=== Section Start ===

template <int NT>
__global__ __launch_bounds__(NT, NT / 256) void k_decode_lc16(DecodeLCArgs a) {
    using LL = DecLayoutG<32, 1>;
    using LC = DecLayoutG<32, 4>;
    __shared__ __attribute__((aligned(16))) unsigned lds_all[LL::P_TOTAL + LC::P_TOTAL];
    __shared__ int s_next;
    __shared__ unsigned long long s_ring[ADFP_POOL_RING];
    unsigned* lds_low = lds_all;
    unsigned* lds_col = lds_all + LL::P_TOTAL;
    image_to_lds<NT, LL::P_TOTAL / 4>(lds_low, a.packed_low);
    image_to_lds<NT, LC::P_TOTAL / 4>(lds_col, a.packed_color);
    if (threadIdx.x == 0) s_next = NT / 64;
    if (threadIdx.x < ADFP_POOL_RING) s_ring[threadIdx.x] = 0ull;
    __syncthreads();
    const int lane = threadIdx.x & 63, n = lane & 15, g = lane >> 4;
    const int count = a.P.n;
    const int ntiles = (count + 31) >> 5;
    const TilePlan plan = tile_plan(ntiles, (int)gridDim.x, NT / 64, a.pool != nullptr);
    float amax_low = image_out_of_range<LL::P_FLAG, LL::NFLAG>(lds_low) ? INFINITY : 0.f;
    float amax_col = image_out_of_range<LC::P_FLAG, LC::NFLAG>(lds_col) ? INFINITY : 0.f;
    for (int j = threadIdx.x >> 6, tile; (tile = claim_tile_pool<NT / 64>(j, &s_next, s_ring, plan, ntiles, a.pool, a.status)) >= 0;) {
        const int idx = tile * 32 + 16 * (g >> 1) + n;
        const bool valid = idx < count;
        const int q = valid ? idx : 0;
        float pn[3], pf[2][3];
        bool pnan, keep_occ;
        {
            double pt[3];
            load_point(a.P, q, pt);
            normalize3(a.nb, pt, pn);
            const float f0 = (float)pt[0], f1 = (float)pt[1], f2 = (float)pt[2];
            pnan = (pt[0] != pt[0]) | (pt[1] != pt[1]) | (pt[2] != pt[2]);
            const unsigned f = a.flags ? a.flags[q] : 0u;
            keep_occ = (f & ADFP_F_BAND) || in_bound(pt, a.b) || !a.apply_bound;
            pf[0][0] = f0; pf[0][1] = f1; pf[0][2] = f2; pf[1][0] = f0; pf[1][1] = f1; pf[1][2] = f2;
        }
#pragma unroll
        for (int k = 0; k < 3; ++k) swap_halves(pf[0][k], pf[1][k]);
        float occ[2][1], rgb[2][4];
        int off_low = 0, off_col = LL::P_TOTAL;
        asm volatile("" : "+v"(off_low), "+v"(off_col));
        decode_net_g<32, 1>(lds_all + off_low, a.g_low, a.g_low, pn, pf, lane, amax_low, occ, nullptr, nullptr, 0u);
        asm volatile("" : "+v"(pn[0]), "+v"(pn[1]), "+v"(pn[2]), "+v"(occ[0][0]), "+v"(occ[1][0]));
        __builtin_amdgcn_sched_barrier(0);
        decode_net_g<32, 4>(lds_all + off_col, a.g_color, a.g_color, pn, pf, lane, amax_col, rgb, nullptr, nullptr, 0u);
        if (valid && (g & 1) == 0) {
            const int pb = g >> 1;
            const float nanv = __builtin_nanf("");
            const float o = pnan ? nanv : (keep_occ ? (pb ? occ[1][0] : occ[0][0]) : 100.f);
            const f32x4 c4 = pb ? f32x4{rgb[1][0], rgb[1][1], rgb[1][2], o} : f32x4{rgb[0][0], rgb[0][1], rgb[0][2], o};
            *(f32x4*)(a.raw + 4ll * q) = pnan ? f32x4{nanv, nanv, nanv, o} : c4;
            if (a.write_w) a.w[q] = 1.f;
        }
    }
    report_range(a.status, amax_low, ADFP_STATUS_F16_RANGE_LOW, a.call_flag);
    report_range(a.status, amax_col, ADFP_STATUS_F16_RANGE_COLOR, a.call_flag);
}

struct DecodeLCTrainArgs {
    DecodeLCArgs f;
    unsigned* masks_low; unsigned* masks_color;
    float* act_low; float* act_color;
    int split_networks;
};
template <int NT, bool SPLIT = false>
__global__ __launch_bounds__(NT, NT / 256) void k_decode_lc16_train(DecodeLCTrainArgs t) {
    const DecodeLCArgs& a = t.f;
    using LL = DecLayoutG<32, 1>;
    using LC = DecLayoutG<32, 4>;
    using ST = DecStage<32>;
    __shared__ __attribute__((aligned(16))) unsigned lds_all[LL::P_TOTAL + LC::P_TOTAL];
    __shared__ int s_next;
    unsigned* lds_low = lds_all;
    unsigned* lds_col = lds_all + LL::P_TOTAL;
    image_to_lds<NT, LL::P_TOTAL / 4>(lds_low, a.packed_low);
    image_to_lds<NT, LC::P_TOTAL / 4>(lds_col, a.packed_color);
    if (threadIdx.x == 0) s_next = NT / 64;
    __syncthreads();
    const int lane = threadIdx.x & 63, n = lane & 15, g = lane >> 4;
    const int count = a.P.n;
    const int ntiles = (count + 31) >> 5;
    float amax_low = image_out_of_range<LL::P_FLAG, LL::NFLAG>(lds_low) ? INFINITY : 0.f;
    float amax_col = image_out_of_range<LC::P_FLAG, LC::NFLAG>(lds_col) ? INFINITY : 0.f;
    constexpr bool split = SPLIT;
    const int njobs = split ? 2 * ntiles : ntiles;
    for (int j = threadIdx.x >> 6, job; (job = claim_tile<NT / 64>(j, &s_next, njobs)) >= 0;) {
        const int tile = split ? job >> 1 : job;
        const bool do_low = !split || (job & 1) == 0, do_col = !split || (job & 1) == 1;
        const int idx = tile * 32 + 16 * (g >> 1) + n;
        const bool valid = idx < count;
        const int q = valid ? idx : 0;
        float pn[3], pf[2][3];
        bool pnan, keep_occ;
        {
            double pt[3];
            load_point(a.P, q, pt);
            normalize3(a.nb, pt, pn);
            pnan = (pt[0] != pt[0]) | (pt[1] != pt[1]) | (pt[2] != pt[2]);
            const float f0 = pnan ? 0.f : (float)pt[0], f1 = pnan ? 0.f : (float)pt[1], f2 = pnan ? 0.f : (float)pt[2];
            const unsigned f = a.flags ? a.flags[q] : 0u;
            keep_occ = (f & ADFP_F_BAND) || in_bound(pt, a.b) || !a.apply_bound;
            pf[0][0] = f0; pf[0][1] = f1; pf[0][2] = f2; pf[1][0] = f0; pf[1][1] = f1; pf[1][2] = f2;
        }
#pragma unroll
        for (int k = 0; k < 3; ++k) swap_halves(pf[0][k], pf[1][k]);
        const int i0 = tile * 32 + n;
        const unsigned rowbits = (i0 < count ? 1u : 0u) | (i0 + 16 < count ? 2u : 0u);
        float occ[2][1], rgb[2][4];
        unsigned mw[3];
        int off_low = 0, off_col = LL::P_TOTAL;
        asm volatile("" : "+v"(off_low), "+v"(off_col));
        if constexpr (split) {
            occ[0][0] = 0.f; occ[1][0] = 0.f;
#pragma unroll
            for (int k = 0; k < 4; ++k) { rgb[0][k] = 0.f; rgb[1][k] = 0.f; }
        }
        if (do_low) {
            decode_net_g<32, 1, 1>(lds_all + off_low, a.g_low, a.g_low, pn, pf, lane, amax_low, occ, mw, t.act_low + (long long)i0 * ST::NXM, t.act_low ? rowbits : 0u);
            if (valid) { unsigned* mrow = t.masks_low + ((long long)q * 2 + (g & 1)) * 3; mrow[0] = mw[0]; mrow[1] = mw[1]; mrow[2] = mw[2]; }
        }
        asm volatile("" : "+v"(pn[0]), "+v"(pn[1]), "+v"(pn[2]), "+v"(occ[0][0]), "+v"(occ[1][0]));
        __builtin_amdgcn_sched_barrier(0);
        if (do_col) {
            decode_net_g<32, 4, 1>(lds_all + off_col, a.g_color, a.g_color, pn, pf, lane, amax_col, rgb, mw, t.act_color + (long long)i0 * ST::NXM, t.act_color ? rowbits : 0u);
            if (valid) { unsigned* mrow = t.masks_color + ((long long)q * 2 + (g & 1)) * 3; mrow[0] = mw[0]; mrow[1] = mw[1]; mrow[2] = mw[2]; }
        }
        if (valid && (g & 1) == 0) {
            const int pb = g >> 1;
            const float nanv = __builtin_nanf("");
            const float o = pnan ? nanv : (keep_occ ? (pb ? occ[1][0] : occ[0][0]) : 100.f);
            const f32x4 c4 = pb ? f32x4{rgb[1][0], rgb[1][1], rgb[1][2], o} : f32x4{rgb[0][0], rgb[0][1], rgb[0][2], o};
            const f32x4 row = pnan ? f32x4{nanv, nanv, nanv, o} : c4;
            if (!split) {
                *(f32x4*)(a.raw + 4ll * q) = row;
                if (a.write_w) a.w[q] = 1.f;
            } else if (do_low) {
                a.raw[4ll * q + 3] = row.w;
                if (a.write_w) a.w[q] = 1.f;
            } else {
                a.raw[4ll * q] = row.x; a.raw[4ll * q + 1] = row.y; a.raw[4ll * q + 2] = row.z;
            }
        }
    }
    report_range(a.status, amax_low, ADFP_STATUS_F16_RANGE_LOW, a.call_flag);
    report_range(a.status, amax_col, ADFP_STATUS_F16_RANGE_COLOR, a.call_flag);
}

=== Section End ===

ASSIGNED TASK:
Write out the material above exactly, please, from its first line up to and including the line where "if (threadIdx.x <" appears, and stop there.

FINISHED TASK:
template <int NT>
__global__ __launch_bounds__(NT, NT / 256) void k_decode_lc16(DecodeLCArgs a) {
    using LL = DecLayoutG<32, 1>;
    using LC = DecLayoutG<32, 4>;
    __shared__ __attribute__((aligned(16))) unsigned lds_all[LL::P_TOTAL + LC::P_TOTAL];
    __shared__ int s_next;
    __shared__ unsigned long long s_ring[ADFP_POOL_RING];
    unsigned* lds_low = lds_all;
    unsigned* lds_col = lds_all + LL::P_TOTAL;
    image_to_lds<NT, LL::P_TOTAL / 4>(lds_low, a.packed_low);
    image_to_lds<NT, LC::P_TOTAL / 4>(lds_col, a.packed_color);
    if (threadIdx.x == 0) s_next = NT / 64;
    if (threadIdx.x < ADFP_POOL_RING) s_ring[threadIdx.x] = 0ull;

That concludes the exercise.